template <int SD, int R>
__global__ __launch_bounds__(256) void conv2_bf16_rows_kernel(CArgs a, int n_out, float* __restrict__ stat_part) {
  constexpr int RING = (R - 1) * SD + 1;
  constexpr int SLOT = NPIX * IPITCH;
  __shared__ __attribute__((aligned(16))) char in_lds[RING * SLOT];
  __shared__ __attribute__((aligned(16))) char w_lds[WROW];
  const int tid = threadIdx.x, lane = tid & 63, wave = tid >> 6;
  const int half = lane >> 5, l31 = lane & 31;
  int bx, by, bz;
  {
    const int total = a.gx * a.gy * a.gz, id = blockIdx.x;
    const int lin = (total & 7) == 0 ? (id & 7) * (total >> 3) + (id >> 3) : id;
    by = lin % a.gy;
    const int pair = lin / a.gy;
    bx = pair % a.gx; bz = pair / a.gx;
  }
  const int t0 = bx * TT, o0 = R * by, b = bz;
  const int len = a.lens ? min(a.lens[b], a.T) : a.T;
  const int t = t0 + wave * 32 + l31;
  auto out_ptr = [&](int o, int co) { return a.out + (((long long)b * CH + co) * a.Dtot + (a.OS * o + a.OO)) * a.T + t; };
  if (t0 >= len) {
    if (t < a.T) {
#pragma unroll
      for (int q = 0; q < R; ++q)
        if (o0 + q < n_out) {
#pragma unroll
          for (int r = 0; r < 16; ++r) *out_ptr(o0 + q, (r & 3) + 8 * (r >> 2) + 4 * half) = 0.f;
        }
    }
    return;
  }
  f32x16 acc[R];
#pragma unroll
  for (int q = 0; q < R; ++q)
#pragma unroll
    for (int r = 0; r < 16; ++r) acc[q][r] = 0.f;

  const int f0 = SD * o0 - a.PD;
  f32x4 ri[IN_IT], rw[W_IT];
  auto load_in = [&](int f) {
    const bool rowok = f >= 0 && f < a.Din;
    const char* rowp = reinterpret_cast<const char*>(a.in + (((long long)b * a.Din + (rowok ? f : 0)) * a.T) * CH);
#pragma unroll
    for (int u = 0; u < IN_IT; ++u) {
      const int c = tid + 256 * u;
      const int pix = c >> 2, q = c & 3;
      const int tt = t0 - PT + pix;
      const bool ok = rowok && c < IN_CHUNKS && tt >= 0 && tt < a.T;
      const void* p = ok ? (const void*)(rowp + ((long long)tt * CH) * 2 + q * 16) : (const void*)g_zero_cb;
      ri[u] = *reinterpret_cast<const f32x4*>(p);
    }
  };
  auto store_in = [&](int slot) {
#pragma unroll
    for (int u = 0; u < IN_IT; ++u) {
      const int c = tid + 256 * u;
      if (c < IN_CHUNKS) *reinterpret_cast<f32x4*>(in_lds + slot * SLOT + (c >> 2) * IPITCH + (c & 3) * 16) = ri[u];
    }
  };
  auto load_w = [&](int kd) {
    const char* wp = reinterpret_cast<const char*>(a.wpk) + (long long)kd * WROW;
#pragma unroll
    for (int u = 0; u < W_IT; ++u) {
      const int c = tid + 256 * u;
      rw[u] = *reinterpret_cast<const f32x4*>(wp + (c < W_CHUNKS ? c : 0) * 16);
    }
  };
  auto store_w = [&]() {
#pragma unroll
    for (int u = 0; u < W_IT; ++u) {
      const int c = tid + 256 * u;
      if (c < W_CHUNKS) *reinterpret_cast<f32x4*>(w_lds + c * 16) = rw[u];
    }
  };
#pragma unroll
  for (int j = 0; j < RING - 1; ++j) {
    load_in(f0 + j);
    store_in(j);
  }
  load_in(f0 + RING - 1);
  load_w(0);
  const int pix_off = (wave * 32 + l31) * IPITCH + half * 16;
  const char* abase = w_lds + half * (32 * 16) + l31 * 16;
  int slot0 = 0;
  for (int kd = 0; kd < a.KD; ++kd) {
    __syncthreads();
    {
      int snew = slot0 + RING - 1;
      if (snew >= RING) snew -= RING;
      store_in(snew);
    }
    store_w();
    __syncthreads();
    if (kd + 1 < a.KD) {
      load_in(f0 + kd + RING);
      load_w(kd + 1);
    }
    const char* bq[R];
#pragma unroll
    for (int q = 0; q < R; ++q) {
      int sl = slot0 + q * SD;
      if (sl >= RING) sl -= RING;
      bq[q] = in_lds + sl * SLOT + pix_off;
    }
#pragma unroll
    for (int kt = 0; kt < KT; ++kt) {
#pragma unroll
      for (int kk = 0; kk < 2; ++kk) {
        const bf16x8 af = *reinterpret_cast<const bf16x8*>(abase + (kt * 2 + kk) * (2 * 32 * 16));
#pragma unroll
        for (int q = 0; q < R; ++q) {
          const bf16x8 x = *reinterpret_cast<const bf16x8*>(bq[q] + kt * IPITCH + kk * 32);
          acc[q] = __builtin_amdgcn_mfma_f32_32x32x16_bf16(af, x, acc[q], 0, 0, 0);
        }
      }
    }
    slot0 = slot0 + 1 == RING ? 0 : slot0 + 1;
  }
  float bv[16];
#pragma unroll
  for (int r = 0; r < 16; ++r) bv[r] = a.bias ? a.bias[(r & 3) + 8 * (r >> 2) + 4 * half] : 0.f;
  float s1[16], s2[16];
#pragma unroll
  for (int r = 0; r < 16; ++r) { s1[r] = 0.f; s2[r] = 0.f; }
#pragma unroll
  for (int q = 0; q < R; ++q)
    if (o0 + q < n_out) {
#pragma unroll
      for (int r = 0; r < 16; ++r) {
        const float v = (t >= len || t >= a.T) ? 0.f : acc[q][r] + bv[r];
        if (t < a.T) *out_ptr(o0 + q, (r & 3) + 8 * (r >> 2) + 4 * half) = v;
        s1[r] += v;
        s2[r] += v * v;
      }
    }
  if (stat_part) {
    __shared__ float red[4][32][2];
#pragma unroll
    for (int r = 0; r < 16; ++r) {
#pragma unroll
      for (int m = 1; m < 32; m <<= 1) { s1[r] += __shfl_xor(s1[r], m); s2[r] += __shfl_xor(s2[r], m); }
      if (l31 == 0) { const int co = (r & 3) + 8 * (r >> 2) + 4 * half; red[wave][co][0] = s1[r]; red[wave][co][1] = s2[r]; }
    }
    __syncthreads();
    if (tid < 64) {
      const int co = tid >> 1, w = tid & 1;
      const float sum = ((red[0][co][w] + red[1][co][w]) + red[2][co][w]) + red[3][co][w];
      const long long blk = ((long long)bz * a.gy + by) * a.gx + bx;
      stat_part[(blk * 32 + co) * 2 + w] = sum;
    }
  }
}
-- -- --
▶ EXERCISE BRIEF
Please report every line among the entries that includes "void".

▶ EXERCISE ANSWER
__global__ __launch_bounds__(256) void conv2_bf16_rows_kernel(CArgs a, int n_out, float* __restrict__ stat_part) {
      const void* p = ok ? (const void*)(rowp + ((long long)tt * CH) * 2 + q * 16) : (const void*)g_zero_cb;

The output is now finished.